Leigh, D., Watkins, R., & Butler-Craig, N.. (2019, August 20). Parsing Science – Taking Heat in Space. figshare. https://doi.org/10.6084/m9.figshare.9757793

Music

What’s The Angle? by Shane Ivers

Transcript

Butler-Craig: CubeSats are basically nanosatellites. If you think of a huge one-ton satellite, try to condense it to the size of a loaf of bread.

Leigh: This is Parsing Science the unpublished stories behind the world’s most compelling science as told by the researchers themselves I’m Doug Leigh.

Watkins: And I’m Ryan Watkins. Today, in episode 56 of Parsing Science, we’re joined by Naia Butler-Craig from the Georgia Institute of Technology. She’ll talk with us about her research into the thruster systems aboard miniature satellites known as CubeSats, along with her work protecting the electronics on board from overheating while operating in the extreme conditions that exist in outer space. Here’s Naia Butler-Craig.
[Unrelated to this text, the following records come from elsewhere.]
template <int TAGW> struct VisFields {
    static constexpr int cntw = TAGW == 8 ? 8 : TAGW == 10 ? 14 : 16;
    static constexpr int cshift = 64 - cntw;
    static constexpr int slots = cshift / TAGW;
    static constexpr unsigned long long ones()
    {
        unsigned long long o = 0;
        for (int i = 0; i < slots; i++)
            o |= 1ull << (TAGW * i);
        return o;
    }
};

template <int TAGW, int NB>
__device__ __forceinline__ bool visit_test_and_set(uint32_t id, unsigned long long *vt, uint32_t *bm, bool &used_bitmap)
{
    if constexpr (TAGW != 0) {
        using F = VisFields<TAGW>;
        constexpr unsigned long long kOnes = F::ones();
        constexpr unsigned long long kHighs = kOnes << (TAGW - 1);
// ... 70 lines not shown
        __builtin_amdgcn_sched_barrier(0);
#pragma unroll
        for (int i = 0; i < 4; i++) {
            if (j0 + 2 * i < nchunk) {
                const float4 *qq = reinterpret_cast<const float4 *>(sqp + 16 * (j0 + 2 * i));
                const uint32_t ws[4] = {w[i].x, w[i].y, w[i].z, w[i].w};
#pragma unroll
                for (int c = 0; c < 4; c++) {
                    const float4 qv = qq[c];
                    const float t0 = qv.x - (float)(ws[c] & 0xffu);
                    const float t1 = qv.y - (float)((ws[c] >> 8) & 0xffu);
                    const float t2 = qv.z - (float)((ws[c] >> 16) & 0xffu);
                    const float t3 = qv.w - (float)(ws[c] >> 24);
                    a0 = fmaf(t0, t0, a0);
                    a1 = fmaf(t1, t1, a1);
                    a2 = fmaf(t2, t2, a2);
                    a3 = fmaf(t3, t3, a3);
                }
            }
        }
    }
    return (a0 + a1) + (a2 + a3);
}

__device__ __forceinline__ unsigned long long walk_stamp()
{
    __builtin_amdgcn_sched_barrier(0);
    const unsigned long long t = __builtin_amdgcn_s_memtime();
    __builtin_amdgcn_s_waitcnt(0xC07F);
    __builtin_amdgcn_sched_barrier(0);
    return t;
}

Butler-Craig: My name is Naia Butler-Craig, and I am a recent graduate from Embry–Riddle Aeronautical University. I got my degree in aerospace engineering with two minors in computational and applied mathematics. I am currently a GEM fellow at Los Alamos National Laboratories in Los Alamos in New Mexico, doing some computational physics. And in the fall I will be joining Georgia Tech as a PhD student in the aerospace engineering program. And the lab that I was working in is actually called the High Power Electric Propulsion Laboratory, where I will be doing some in-depth study on plasma physics and hall thrusters, and ion thrusters, and anything having to do with ion propulsion.